**DATA SECTION**
--- START ---

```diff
-            y[j] = acc;
-        }
         float s = 0.f;
-#pragma unroll
-        for (int j = 0; j < Q; ++j) {
-            if (SUM) s = fmaf(y[j], e[j], s);
-            if (deferred(j)) { x[j] = y[j]; pend[j] = e[j]; }
-            else x[j] = y[j] * e[j];
+        if constexpr (O2) {
+#pragma unroll
+            for (int j = 0; j < Q; ++j) {
+                if (!live(j)) continue;
+                float acc = 0.f;
+                bool any = false;
+#pragma unroll
+                for (int pass = 0; pass < 2; ++pass)
+#pragma unroll
+                    for (int ed = T::start[j]; ed < T::start[j + 1]; ++ed) {
+                        const int i = T::src[ed];
+                        if (live(i) != (pass == 0)) continue;
+                        const float w = live(i) ? a[ed] : pend[i];
+                        const float v = live(i) ? x[i] : xb[pt_src<T>(i)];
+                        acc = any ? fmaf(w, v, acc) : w * v;
+                        any = true;
+                    }
+                y[j] = acc;
+            }
+#pragma unroll
+            for (int j = 0; j < Q; ++j) {
+                if (live(j)) { xb[j] = x[j]; x[j] = y[j] * e[j]; }
+                else pend[j] = e[j];
+            }
+            if (SUM) s = column_sum();
+        } else {
+#pragma unroll
+            for (int j = 0; j < Q; ++j) {
+                float acc = 0.f;
+#pragma unroll
+                for (int ed = T::start[j]; ed < T::start[j + 1]; ++ed) {
+                    const int i = T::src[ed];
+                    const float w = deferred(i) ? pend[i] : a[ed];
+                    acc = (ed == T::start[j]) ? w * x[i] : fmaf(w, x[i], acc);
+                }
+                y[j] = acc;
+            }
+#pragma unroll
+            for (int j = 0; j < Q; ++j) {
+                if (SUM) s = fmaf(y[j], e[j], s);
+                if (deferred(j)) { x[j] = y[j]; pend[j] = e[j]; }
+                else x[j] = y[j] * e[j];
+            }
         }
         if (SUM) {
             if (W >= 32) {
@@ -611,7 +724,11 @@
             r[v] = t.x; r[v + 1] = t.y; r[v + 2] = t.z; r[v + 3] = t.w;
         }
         constexpr int R0 = Q & ~3;
-        if constexpr (Q - R0 == 3) {
+        if constexpr (Q - R0 == 3 && HMM_RS_ROW128) {
+            static_assert(R0 + 4 <= W, "the pad float belongs to the row");
+            const f4 t = *reinterpret_cast<const f4 *>(rowp + R0);
+            r[R0] = t.x; r[R0 + 1] = t.y; r[R0 + 2] = t.z;
+        } else if constexpr (Q - R0 == 3) {
             typedef float f3 __attribute__((ext_vector_type(3)));
             const f3 t = *reinterpret_cast<const f3 *>(rowp + R0);
             r[R0] = t.x; r[R0 + 1] = t.y; r[R0 + 2] = t.z;
@@ -637,12 +754,18 @@
         if (tile == 0) {
             float xs[Q];
 #pragma unroll
-            for (int j = 0; j < Q; ++j) xs[j] = x[j];
+            for (int j = 0; j < Q; ++j) xs[j] = O2 ? (j == kc ? 1.f : 0.f) : x[j];
+            float e0 = 1.f;
+            if constexpr (O2) { if (first && mine && kc < Q) e0 = fmaxf(E[(chain / p.C) * (long long)p.L * Q + kc], eps); }
             step(c, std::true_type());
             if (first) {
-                const float e0 = tp[kc < Q ? kc : 0];
-#pragma unroll
-                for (int j = 0; j < Q; ++j) { x[j] = xs[j] * e0; pend[j] = 1.f; }
+                if constexpr (!O2) e0 = tp[kc < Q ? kc : 0];
+#pragma unroll
+                for (int j = 0; j < Q; ++j) {
+                    x[j] = xs[j] * e0;
+                    pend[j] = 1.f;
+                    if constexpr (O2) { pend[j] = x[j]; xb[j] = flight_src(j) ? 1.f : 0.f; }
+                }
                 cs = (kc < Q) ? e0 : 0.f;
                 ex = 0;
                 rescale();
```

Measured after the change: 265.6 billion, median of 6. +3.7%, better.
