template <bool VEC>
__global__ __launch_bounds__(NRX_BLOCK) void bag_pool_bwd_kernel(const float* __restrict__ g_out, const float* __restrict__ mask,
                                                                 int64_t batch, int L, int D, float* __restrict__ g_emb) {
    const int lane = threadIdx.x & 63;
    const int64_t wave = (int64_t)blockIdx.x * (NRX_BLOCK / 64) + (threadIdx.x >> 6);
    const int64_t nwaves = (int64_t)gridDim.x * (NRX_BLOCK / 64);
    const int n = L * D;
    for (int64_t b = wave; b < batch; b += nwaves) {
        float den = (float)L;
        if (mask != nullptr) {
            float part = 0.f;
            for (int l = lane; l < L; l += NRX_WAVE) part += mask[b * (int64_t)L + l];
            den = nrx_wave_sum(part) + 1e-8f;
        }
        const float* gb = g_out + b * (int64_t)D;
        const float* mb = mask ? mask + b * (int64_t)L : nullptr;
        float* ob = g_emb + b * (int64_t)n;
        if (VEC) {
            const unsigned q = (unsigned)D >> 2;
            for (unsigned e4 = lane; e4 < (unsigned)n >> 2; e4 += NRX_WAVE) {
                const unsigned l = e4 / q, d = (e4 - l * q) * 4;
                const float4 g = *reinterpret_cast<const float4*>(gb + d);
                const float m = mb ? mb[l] : 1.0f;
                float4 o = make_float4(g.x / den, g.y / den, g.z / den, g.w / den);
                if (mb) o = make_float4(o.x * m, o.y * m, o.z * m, o.w * m);
                *reinterpret_cast<float4*>(ob + (size_t)e4 * 4) = o;
            }
        } else {
            for (int e = lane; e < n; e += NRX_WAVE) {
                const int l = e / D, d = e - l * D;
                const float g = gb[d] / den;
                ob[e] = mb ? g * mb[l] : g;
            }
        }
    }
}

__device__ __forceinline__ float4 ld4(const float* p, int k0, int D, bool vec) {
    float4 v;
    if (vec) {
        v = *reinterpret_cast<const float4*>(p);
    } else {
        v.x = p[0];
        v.y = (k0 + 1 < D) ? p[1] : 0.f;
        v.z = (k0 + 2 < D) ? p[2] : 0.f;
        v.w = (k0 + 3 < D) ? p[3] : 0.f;
    }
    return v;
}

template <int QLOG2>
__global__ __launch_bounds__(NRX_BLOCK) void fm_fwd_kernel(const float* __restrict__ feat, int64_t ld, int F, int D,
                                                           int64_t batch, float* __restrict__ fm_out, bool vec,
                                                           float* __restrict__ sums = nullptr, int64_t sums_ld = 0) {
    constexpr int Q = 1 << QLOG2;
    constexpr int TB = NRX_BLOCK / Q;
    const int q = threadIdx.x & (Q - 1);
    const int64_t b = (int64_t)blockIdx.x * TB + (threadIdx.x >> QLOG2);
    const bool live = b < batch;
    float total = 0.f;
    for (int kc = 0; kc < D; kc += 4 * Q) {
        const int k0 = kc + q * 4;
        float first = 0.f;
        float4 s = make_float4(0.f, 0.f, 0.f, 0.f), sq = s;
        if (live && k0 < D) {
            const float* row = feat + b * ld + k0;
            for (int f = 0; f < F; ++f) {
                float4 v = ld4(row + (int64_t)f * D, k0, D, vec);
                if (k0 == 0) { first += v.x; v.x = 0.f; }
                s.x += v.x; s.y += v.y; s.z += v.z; s.w += v.w;
                sq.x += v.x * v.x; sq.y += v.y * v.y; sq.z += v.z * v.z; sq.w += v.w * v.w;
            }
        }
        total += 0.5f * ((s.x * s.x - sq.x) + (s.y * s.y - sq.y) + (s.z * s.z - sq.z) + (s.w * s.w - sq.w)) + first;
        if (sums != nullptr && live && k0 < D) {
            float* dst = sums + b * sums_ld + k0;
            const float v0 = k0 == 0 ? first : s.x;
            dst[0] = v0;
            if (k0 + 1 < D) dst[1] = s.y;
            if (k0 + 2 < D) dst[2] = s.z;
            if (k0 + 3 < D) dst[3] = s.w;
        }
    }
#pragma unroll
    for (int off = Q / 2; off > 0; off >>= 1) total += __shfl_xor(total, off, 64);
    if (live && q == 0) fm_out[b] = total;
}

template <int QLOG2>
__global__ __launch_bounds__(NRX_BLOCK) void fm_bwd_kernel(const float* __restrict__ feat, int64_t ld, int F, int D, int64_t batch,
                                                           const float* __restrict__ g_fm, const float* g_in, int64_t g_in_ld,
                                                           float* g_feat, int64_t g_ld, bool vec) {
    constexpr int Q = 1 << QLOG2;
    constexpr int TB = NRX_BLOCK / Q;
    constexpr int U = 8;
    const int q = threadIdx.x & (Q - 1);
    const int64_t b = (int64_t)blockIdx.x * TB + (threadIdx.x >> QLOG2);
    if (b >= batch) return;
    const float gl = g_fm[b];
    const bool gvec = vec && (g_ld & 3) == 0 && ((reinterpret_cast<uintptr_t>(g_feat) & 15u) == 0) &&
                      (g_in == nullptr || ((g_in_ld & 3) == 0 && (reinterpret_cast<uintptr_t>(g_in) & 15u) == 0));
    for (int kc = 0; kc < D; kc += 4 * Q) {
        const int k0 = kc + q * 4;
        if (k0 >= D) continue;
        const float* row = feat + b * ld + k0;
        const float* irow = g_in ? g_in + b * g_in_ld + k0 : nullptr;
        float* grow = g_feat + b * g_ld + k0;
        float4 s = make_float4(0.f, 0.f, 0.f, 0.f);
        int f = 0;
        for (; f + U <= F; f += U) {
            float4 v[U];
#pragma unroll
            for (int u = 0; u < U; ++u) v[u] = ld4(row + (int64_t)(f + u) * D, k0, D, vec);
#pragma unroll
            for (int u = 0; u < U; ++u) { s.x += v[u].x; s.y += v[u].y; s.z += v[u].z; s.w += v[u].w; }
        }
        for (; f < F; ++f) {
            const float4 v = ld4(row + (int64_t)f * D, k0, D, vec);
            s.x += v.x; s.y += v.y; s.z += v.z; s.w += v.w;
        }
        f = 0;
        if (gvec && k0 + 4 <= D) {
            for (; f + U <= F; f += U) {
                float4 v[U], up[U];
#pragma unroll
                for (int u = 0; u < U; ++u) {
                    v[u] = ld4(row + (int64_t)(f + u) * D, k0, D, vec);
                    up[u] = irow ? *reinterpret_cast<const float4*>(irow + (int64_t)(f + u) * D) : make_float4(0.f, 0.f, 0.f, 0.f);
                }
#pragma unroll
                for (int u = 0; u < U; ++u) {
                    float4 g = make_float4(gl * (s.x - v[u].x), gl * (s.y - v[u].y), gl * (s.z - v[u].z), gl * (s.w - v[u].w));
                    if (k0 == 0) g.x = gl;
                    *reinterpret_cast<float4*>(grow + (int64_t)(f + u) * D) = make_float4(up[u].x + g.x, up[u].y + g.y, up[u].z + g.z, up[u].w + g.w);
                }
            }
        }
        for (; f < F; ++f) {
            const float4 v = ld4(row + (int64_t)f * D, k0, D, vec);
            float g[4] = {gl * (s.x - v.x), gl * (s.y - v.y), gl * (s.z - v.z), gl * (s.w - v.w)};
            if (k0 == 0) g[0] = gl;
            float* gp = grow + (int64_t)f * D;
            const float* ip = irow ? irow + (int64_t)f * D : nullptr;
#pragma unroll
            for (int j = 0; j < 4; ++j)
                if (k0 + j < D) gp[j] = (ip ? ip[j] : 0.f) + g[j];
        }
    }
}

template <int R, int V>
struct RowRegs {
    float v[R][V];
};

template <int R, int V>
__device__ __forceinline__ void row_load(RowRegs<R, V>& x, const float* p, int D, int lane) {
#pragma unroll
    for (int r = 0; r < R; ++r) {
        const int c = (r * 64 + lane) * V;
        if (V == 4) {
            float4 t = make_float4(0.f, 0.f, 0.f, 0.f);
            if (c < D) t = *reinterpret_cast<const float4*>(p + c);
            x.v[r][0] = t.x; x.v[r][1 % V] = t.y; x.v[r][2 % V] = t.z; x.v[r][3 % V] = t.w;
        } else {
            x.v[r][0] = (c < D) ? p[c] : 0.f;
        }
    }
}

template <int R, int V>
__device__ __forceinline__ void row_store(const RowRegs<R, V>& x, float* p, int D, int lane) {
#pragma unroll
    for (int r = 0; r < R; ++r) {
        const int c = (r * 64 + lane) * V;
        if (c < D) {
            if (V == 4) *reinterpret_cast<float4*>(p + c) = make_float4(x.v[r][0], x.v[r][1 % V], x.v[r][2 % V], x.v[r][3 % V]);
            else p[c] = x.v[r][0];
        }
    }
}

__device__ __forceinline__ float nrx_half_wave_sum(float v, bool upper) {
    v += nrx_dpp<0xB1>(v);
    v += nrx_dpp<0x4E>(v);
    v += nrx_dpp<0x141>(v);
    v += nrx_dpp<0x140>(v);
    const float r0 = __builtin_bit_cast(float, __builtin_amdgcn_readlane(__builtin_bit_cast(int, v), 0));
    const float r1 = __builtin_bit_cast(float, __builtin_amdgcn_readlane(__builtin_bit_cast(int, v), 16));
    const float r2 = __builtin_bit_cast(float, __builtin_amdgcn_readlane(__builtin_bit_cast(int, v), 32));
    const float r3 = __builtin_bit_cast(float, __builtin_amdgcn_readlane(__builtin_bit_cast(int, v), 48));
    return upper ? r2 + r3 : r0 + r1;
}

--- END ---

**EXERCISE INSTRUCTIONS**
The required answer is each line of the data in which the word "grow" appears.

**ANSWER TO THE EXERCISE**
        float* grow = g_feat + b * g_ld + k0;
                    *reinterpret_cast<float4*>(grow + (int64_t)(f + u) * D) = make_float4(up[u].x + g.x, up[u].y + g.y, up[u].z + g.z, up[u].w + g.w);
            float* gp = grow + (int64_t)f * D;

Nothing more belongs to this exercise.